Mark 15:31 Likewise also the chief priests mocking said among themselves with the scribes, He saved others; himself he cannot save.

Mark 15:32 Let Christ the King of Israel descend now from the cross, that we may see and believe. And they that were crucified with him reviled him.

Mark 15:33 And when the sixth hour was come, there was darkness over the whole land until the ninth hour.

there was darkness. This darkness was mentioned by an early Greek historian named Thallus, who tried to explain it as a solar eclipse. However, the Jewish Passover season was during the time of the full moon, when no solar eclipse could take place. The darkness was altogether unnatural. See note on Matthew 27:45.

Mark 15:34 And at the ninth hour Jesus cried with a loud voice, saying, Eloi, Eloi, lama sabachthani? which is, being interpreted, My God, my God, why hast thou forsaken me?

Mark 15:35 And some of them that stood by, when they heard it, said, Behold, he calleth Elias.

Elias. When Christ called out: “Eloi, Eloi” (addressing God), some mistook Him as calling on Elijah. Already smitten in conscience for the crime being committed, and knowing the Old Testament prophecy of the future return of the translated Elijah (Malachi 4:5), some were suddenly fearful that this might be the time when Elijah would “come and smite the earth with a curse” (Malachi 4:6). At this time, having already endured in full measure the three hours of hell (complete separation from the Father) on the cross (see notes on Matthew 27:45, 50), He accepted the vinegar He had previously refused (see note on Matthew 27:34), in fulfillment of the one final prophecy yet to be fulfilled in the crucifixion (Psalm 69:21—see John 19:28-30), and then volitionally “gave up the ghost” (Mark 15:37).

Mark 15:36 And one ran and filled a sponge full of vinegar, and put it on a reed, and gave him to drink, saying, Let alone; let us see whether Elias will come to take him down.

Mark 15:37 And Jesus cried with a loud voice, and gave up the ghost.

Mark 15:38 And the veil of the temple was rent in twain from the top to the bottom.

Mark 15:39 And when the centurion, which stood over against him, saw that he so cried out, and gave up the ghost, he said, Truly this man was the Son of God.

Son of God. This amazing confession of the soldier in charge of the crucifixion (see also Luke 23:47) sprang almost involuntarily from his lips after all he had seen, including the mighty earthquake (Matthew 27:54), and then Christ's great victory cry (John 19:30), and His voluntary yielding up His spirit so His body could die (Luke 23:46).

Mark 15:40 There were also women looking on afar off: among whom was Mary Magdalene, and Mary the mother of James the less and of Joses, and Salome;

Mark 15:41 (Who also, when he was in Galilee, followed him, and ministered unto him;) and many other women which came up with him unto Jerusalem.

other women.
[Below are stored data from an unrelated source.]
+static void rg_side_x(int first, int n, const int *w, const std::vector<OrbResizeTabs> &T, int tw, RgSide &S)
+{
+    const int deep = first + n - 1, nchd = (w[deep] + 3) / 4;
+    S.ok = true; S.nt = (nchd + tw - 1) / tw; S.tab.assign((size_t)S.nt * n * 4, 0); S.sum0 = 0;
+    for (int k = 0; k < n; k++) S.maxn[k] = 0;
+    for (int t = 0; t < S.nt; t++) {
+        int c0 = t * tw, c1 = std::min(c0 + tw, nchd);
+        for (int k = n - 1; k >= 0; k--) {
+            int32_t *e = &S.tab[((size_t)t * n + k) * 4];
+            e[0] = c0; e[1] = c1 - c0;
+            S.maxn[k] = std::max(S.maxn[k], c1 - c0);
+            if (k == 0) { S.sum0 += c1 - c0; break; }
+            const int sw = w[first + k - 1], nchs = (sw + 3) / 4;
+            int lo = nchs, hi = 0;
+            for (int c = c0; c < c1; c++) { const int b4 = rg_window(T[first + k].xo, c, sw, nullptr); lo = std::min(lo, b4 / 4); hi = std::max(hi, b4 / 4 + 3); }
+            if (t == 0) lo = 0;
+            if (t == S.nt - 1) hi = nchs;
+            if (lo < 0 || hi > nchs) S.ok = false;
+            c0 = lo; c1 = hi;
+        }
+    }
+    for (int t = 0; t < S.nt && S.ok; t++)
+        for (int k = 0; k < n; k++) {
+            int32_t *e = &S.tab[((size_t)t * n + k) * 4];
+            e[2] = e[0];
+            e[3] = k == n - 1 || t == S.nt - 1 ? e[0] + e[1] : S.tab[((size_t)(t + 1) * n + k) * 4];
+            if (e[3] <= e[2] || e[3] > e[0] + e[1]) S.ok = false;
+        }
+}
+static void rg_side_y(int first, int n, const int *h, const std::vector<OrbResizeTabs> &T, int th, bool tables, RgSide &S)
+{
+    const int deep = first + n - 1, hd = h[deep];
+    S.ok = true; S.nt = (hd + th - 1) / th; S.tab.assign((size_t)S.nt * n * 4, 0); S.sum0 = 0;
+    for (int k = 0; k < n; k++) S.maxn[k] = S.nsub[k] = 0;
+    for (int t = 0; t < S.nt; t++) {
+        int y0 = t * th, y1 = std::min(y0 + th, hd);
+        for (int k = n - 1; k >= 0; k--) {
+            int32_t *e = &S.tab[((size_t)t * n + k) * 4];
+            e[0] = y0; e[1] = y1 - y0;
+            S.maxn[k] = std::max(S.maxn[k], y1 - y0);
+            if (k == 0) { S.sum0 += y1 - y0; break; }
+            const int sh = h[first + k - 1];
+            const std::vector<int16_t> &yo = T[first + k].yo;
+            int lo = sh, hi = 0;
+            for (int y = y0; y < y1; y++) {
+                lo = std::min(lo, std::min(std::max((int)yo[y], 0), sh - 1));
+                hi = std::max(hi, std::min(std::max((int)yo[y] + 1, 0), sh - 1) + 1);
+            }
+            if (t == 0) lo = 0;
+            if (t == S.nt - 1) hi = sh;
+            y0 = lo; y1 = hi;
+        }
+    }
+    for (int t = 0; t < S.nt && S.ok; t++)
+        for (int k = 0; k < n; k++) {
+            int32_t *e = &S.tab[((size_t)t * n + k) * 4];
+            e[2] = e[0];
+            e[3] = k == n - 1 || t == S.nt - 1 ? e[0] + e[1] : S.tab[((size_t)(t + 1) * n + k) * 4];
+            if (e[3] <= e[2] || e[3] > e[0] + e[1]) S.ok = false;
+        }
+    if (!S.ok) return;
+    if (tables) S.steps.assign((size_t)S.nt * n, std::vector<uint32_t>());
+    for (int t = 0; t < S.nt; t++)
+        for (int k = 0; k < n; k++) {
+            const int32_t *e = &S.tab[((size_t)t * n + k) * 4];
+            const OrbResizeTabs &L = T[first + k];
+            const int sh = h[first + k - 1];
+            int nsub = 0;
+            for (int y0 = e[0]; y0 < e[0] + e[1]; nsub++) {
+                int y1 = y0 + 1;
+                while (y1 < e[0] + e[1] && rs_band_steps(L.yo, L.yb, sh, y0, y1 + 1, 0, 0, nullptr) <= ORB_RS_STEPS) y1++;
+                if (tables) {
+                    std::vector<uint32_t> &o = S.steps[(size_t)t * n + k];
+                    const size_t at = o.size();
+                    rs_band_steps(L.yo, L.yb, sh, y0, y1, e[2], e[3], &o);
+                    o[at + 2] = (uint32_t)y0;
+                    while (o.size() < at + 4 * ORB_RS_STEPS) { const uint32_t p[4] = {o[o.size() - 4], 0u, 0u, 0u}; o.insert(o.end(), p, p + 4); }
+                }
+                y0 = y1;
+            }
+            S.nsub[k] = std::max(S.nsub[k], nsub);
+        }
+}
+static bool rg_plan_group(int first, int n, const int *w, const int *h, const std::vector<OrbResizeTabs> &T, OrbResizeGroup &g)
+{
+    const int deep = first + n - 1, nchd = (w[deep] + 3) / 4, hd = h[deep];
+    std::vector<RgSide> XS, YS;
+    std::vector<int> tws, ths;
+    for (int tw = 4; tw <= std::min(nchd, 64); tw++) { RgSide S; rg_side_x(first, n, w, T, tw, S); if (S.ok) { XS.push_back(S); tws.push_back(tw); } }
+    for (int th = 4; th <= std::min(hd, 256); th++) { RgSide S; rg_side_y(first, n, h, T, th, false, S); if (S.ok) { YS.push_back(S); ths.push_back(th); } }
+    long best_wg = -1, best_area = 0; size_t bx = 0, by = 0;
+    for (size_t i = 0; i < XS.size(); i++)
+        for (size_t j = 0; j < YS.size(); j++) {
+            const RgSide &X = XS[i], &Y = YS[j];
+            bool ok = true; size_t lds = 0;
+            for (int k = 0; k < n; k++) {
+                ok = ok && X.maxn[k] * Y.nsub[k] <= 256;
+                lds += (size_t)Y.nsub[k] * ORB_RS_STEPS * 16;
+                if (k < n - 1) lds += (size_t)Y.maxn[k] * 4 * X.maxn[k];
+            }
+            if (!ok || lds > ORB_RG_LDS_CAP) continue;
+            const long wg = (long)X.nt * Y.nt, area = X.sum0 * Y.sum0;
+            if (best_wg < 0 || wg < best_wg || (wg == best_wg && area < best_area)) { best_wg = wg; best_area = area; bx = i; by = j; }
+        }
+    if (best_wg < 0) return false;
+    const RgSide &X = XS[bx];
+    RgSide Y; rg_side_y(first, n, h, T, ths[by], true, Y);
+    g = OrbResizeGroup();
+    g.first = first; g.n = n; g.tw = tws[bx]; g.th = ths[by]; g.mode = T[first].mode;
+    g.tx = X.tab; g.ty = Y.tab;
+    ResizeGroupArgs &A = g.args;
+    memset(&A, 0, sizeof(A));
+    A.ntx = X.nt; A.nty = Y.nt;
+    size_t lds = 0;
+    for (int k = 0; k < n; k++) { A.nsub[k] = Y.nsub[k]; A.sbase[k] = k ? A.sbase[k - 1] + Y.nsub[k - 1] * ORB_RS_STEPS : 0; }
+    A.sbase[n] = A.sbase[n - 1] + Y.nsub[n - 1] * ORB_RS_STEPS;
+    lds = (size_t)A.sbase[n] * 16;
+    for (int k = 0; k < n - 1; k++) { A.rbase[k] = (int)(lds - (size_t)A.sbase[n] * 16); A.rpitch[k] = 4 * X.maxn[k]; lds += (size_t)Y.maxn[k] * A.rpitch[k]; }
+    g.lds_bytes = lds;
+    g.steps.clear();
+    for (int t = 0; t < Y.nt; t++)
+        for (int k = 0; k < n; k++) {
+            std::vector<uint32_t> o = Y.steps[(size_t)t * n + k];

In addition to the women named in Mark 15:40, Matthew indicates the mother of James and John was there (Matthew 27:56). Mary the mother of Jesus had been sent home with John (John 19:27).

Mark 15:42 And now when the even was come, because it was the preparation, that is, the day before the sabbath,

Mark 15:43 Joseph of Arimathaea, an honourable counsellor, which also waited for the kingdom of God, came, and went in boldly unto Pilate, and craved the body of Jesus.
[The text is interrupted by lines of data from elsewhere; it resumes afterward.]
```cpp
static int launch_panel_one(const ConvArgs &a, hipStream_t stream, bool phase) {
    DeviceState *ds = nullptr;
    VK_TRY(device_state(&ds));
    PanelK k;
// ... 12 lines not shown
    k.M = (int)M;
    k.cin_bytes = a.Cin * 2;
    k.ldy = a.ldy;
    k.dil = a.dil;
    k.cstages = a.Cin / 32;
    k.wrow_bytes = 9 * a.Cin * 2;
    k.relu = a.relu;
    bool tall = phase && conv3x3_panel_phase_tile_rows(a) == 512;
#ifdef VK_ABLATION
    if (panel_phase_ablation()) tall = false;
#endif
    const int mi = phase ? 8 : panel_mi(a, M, ds->n_cu), pp = tall ? 6 : (phase ? 4 : panel_pp(a, mi));
    const int wslot = tall ? P_WSLOT / 2 : P_WSLOT;
    k.groups = phase ? a.N / 16 : 0;
    k.rcp_w2 = phase ? 65536u / (unsigned)(a.W / 2) + 1u : 0u;
    k.m_tiles = ceil_div(k.M, tall ? 512 : mi * 32);
    k.n_tiles = a.Cout / (tall ? 128 : 256);
    Timed t;
    VK_TRY(t.begin(stream));
    const int total_tiles = k.m_tiles * k.n_tiles;
    k.tile_ctr = nullptr;
    k.static_tiles = total_tiles;
    int n_wgs = total_tiles;
    if (!env_off("VK_PANEL_DYNAMIC") && (pp == 3 || phase) && total_tiles >= 16 * 256) {
        VK_TRY(acquire_tile_counter(&k.tile_ctr));
        k.static_tiles = total_tiles * 15 / 16 / 8 * 8;
        n_wgs = total_tiles + (total_tiles / 32 + 63) / 64 * 64;
        k.ctr_last = (unsigned)(n_wgs - k.static_tiles - 1);
    }
    const dim3 grid(n_wgs), block(512);
#ifdef VK_ABLATION
    const int dbg = env_int("VK_CONV256_DBG", 0);
#endif
    const int smem = 2 * pp * 128 * 64 + P_NW * wslot + (pp == 3 || tall ? 256 : 0);
    k.stamps = nullptr;
#define VKP_LAUNCH(PP_, DBG_, TAG_, MI_)                                                                   \
    VK_TRY(launch_lds(conv3x3_panel_kernel<PP_, DBG_, TAG_, MI_>, grid, block, smem,                       \
                      2 * PP_ * 128 * 64 + P_NW * P_WSLOT + (PP_ == 3 ? 256 : 0), stream, k))
#define VKP_LAUNCH_PHASE(...) VK_TRY(launch_lds(conv3x3_panel_kernel<__VA_ARGS__>, grid, block, smem, smem, stream, k))
#ifdef VK_ABLATION
    if (const char *sf = env_text("VK_PANEL_STAMPS"); sf && pp == 3) {
        Stamps st;
        VK_TRY(st.open((size_t)grid.x * 6, stream));
        k.stamps = st.dev;
        if (mi == 9)
            VKP_LAUNCH(3, 4, 0, 9);
        else
            VKP_LAUNCH(3, 4, 0, 8);
        VK_TRY(st.finish(stream, sf, "# wg k_loop_cycles k_loop_ticks workgroup_ticks ticks_before_k_loop start_tick end_tick (tick = 10 ns)",
                         grid.x, 6, 6, 0));
    } else if (mi == 8 && pp == 3 && dbg == 8)
        VKP_LAUNCH(3, 8, 0, 8);
    else if (mi == 8 && pp == 3 && dbg == 1)
        VKP_LAUNCH(3, 1, 0, 8);
    else if (mi == 9 && pp == 3 && dbg == 1)
        VKP_LAUNCH(3, 1, 0, 9);
    else if (mi == 9 && pp == 3 && dbg == 16)
        VKP_LAUNCH(3, 16, 0, 9);
    else if (mi == 9 && pp == 3 && dbg == 32)
        VKP_LAUNCH(3, 32, 0, 9);
    else if (phase && panel_phase_ablation())
        VKP_LAUNCH_PHASE(4, 0, 0, 8, 1);
    else
#endif
    if (tall && conv3x3_panel_phase_reuse(a))
        VKP_LAUNCH_PHASE(6, 0, 0, 8, 2, 4, 1);
    else if (tall)
        VKP_LAUNCH_PHASE(6, 0, 0, 8, 2, 4);
    else if (phase)
        VKP_LAUNCH_PHASE(4, 0, 0, 8, 2);
    else if (mi == 8 && pp == 3 && a.concurrent)
        VKP_LAUNCH(3, 0, 1, 8);
    else if (mi == 8 && pp == 3)
        VKP_LAUNCH(3, 0, 0, 8);
    else if (mi == 8 && a.concurrent)
        VKP_LAUNCH(4, 0, 1, 8);
    else if (mi == 8)
        VKP_LAUNCH(4, 0, 0, 8);
    else if (pp == 3 && a.concurrent)
        VKP_LAUNCH(3, 0, 1, 9);
    else if (pp == 3)
        VKP_LAUNCH(3, 0, 0, 9);
    else if (a.concurrent)
        VKP_LAUNCH(4, 0, 1, 9);
    else
        VKP_LAUNCH(4, 0, 0, 9);
#undef VKP_LAUNCH_PHASE
#undef VKP_LAUNCH
// ... 6 lines not shown
```

### vltk_amd/csrc/stage_api.hip

```cpp
#include <algorithm>
#include <cmath>
#include <cstdlib>

#include "vk_common.h"

using namespace vk;

namespace vk {

void fill_conv_args(ConvArgs &a, int N, int H, int W, int cin, int cout, int ldy, int k, int stride, int pad, int dil, int groups,
                    int relu, vk_dtype dt, vk_dtype out_dt) {
    memset(&a, 0, sizeof(a));
    a.N = N;
    a.H = H;
    a.W = W;
    a.Cin = cin;
    conv_out_hw(H, W, k, stride, pad, dil, &a.Ho, &a.Wo);
    a.Cout = cout;
    a.ldy = ldy;
    a.kh = a.kw = k;
    a.stride = stride;
    a.pad = pad;
    a.dil = dil;
    a.groups = groups;
// ... 173 lines not shown
    a.Cin2 = cin2;
    a.pool_part = fused_mean ? (float *)&here : nullptr;
    return conv_route_checked(a);
}

int vk_panel_phase_images(int N, int H, int W, int dil) {
    ConvArgs a;
    fill_conv_args(a, N, H, W, 128, 256, 256, 3, 1, dil, dil, 1, 0, VK_F16, VK_F16);
    return conv3x3_panel_phase_images(a);
}

int vk_panel_phase_tile_rows(int N, int H, int W, int dil, int cout) {
    ConvArgs a;
    fill_conv_args(a, N, H, W, 128, cout, cout, 3, 1, dil, dil, 1, 0, VK_F16, VK_F16);
    return conv3x3_panel_phase_tile_rows(a);
}

int vk_panel_phase_reuse(int N, int H, int W, int dil, int cout) {
    ConvArgs a;
    fill_conv_args(a, N, H, W, 128, cout, cout, 3, 1, dil, dil, 1, 0, VK_F16, VK_F16);
    return conv3x3_panel_phase_reuse(a);
}

int vk_conv1x1_dual(const void *x1, int cin1, const void *x2, int cin2, long M, const void *w_packed, const float *bias_packed,
                    const void *residual, void *y, int cout, int relu, void *stream) {
    VK_REQUIRE(x1 && x2 && M > 0 && M < (1L << 31), VK_EINVAL, "conv1x1_dual: bad arguments");
    ConvArgs a;
    fill_conv_args(a, 1, 1, (int)M, cin1, cout, cout, 1, 1, 0, 1, 1, relu, VK_F16, VK_F16);
    a.x = x1;
    a.x2 = x2;
    a.Cin2 = cin2;
    a.w = w_packed;
    a.bias = bias_packed;
    a.res = residual;
    a.y = y;
    return launch_conv(a, (hipStream_t)stream);
}
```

an honourable counseller. Joseph was a member of the Sanhedrin, but was a believer in Jesus (Luke 23:50-51; John 19:38). He evidently had prepared a nearby tomb ahead of time and was waiting in the tomb himself, in order to be aware of the very moment when Jesus died. His request of Pilate was bold indeed, risking his position and perhaps his life to do it. See note on Matthew 27:60; note on Luke 23:53; note on John 19:38.

Mark 15:44 And Pilate marvelled if he were already dead: and calling unto him the centurion, he asked him whether he had been any while dead.

Mark 15:45 And when he knew it of the centurion, he gave the body to Joseph.

Mark 15:46 And he bought fine linen, and took him down, and wrapped him in the linen, and laid him in a sepulchre which was hewn out of a rock, and rolled a stone unto the door of the sepulchre.

Mark 15:47 And Mary Magdalene and Mary the mother of Joses beheld where he was laid.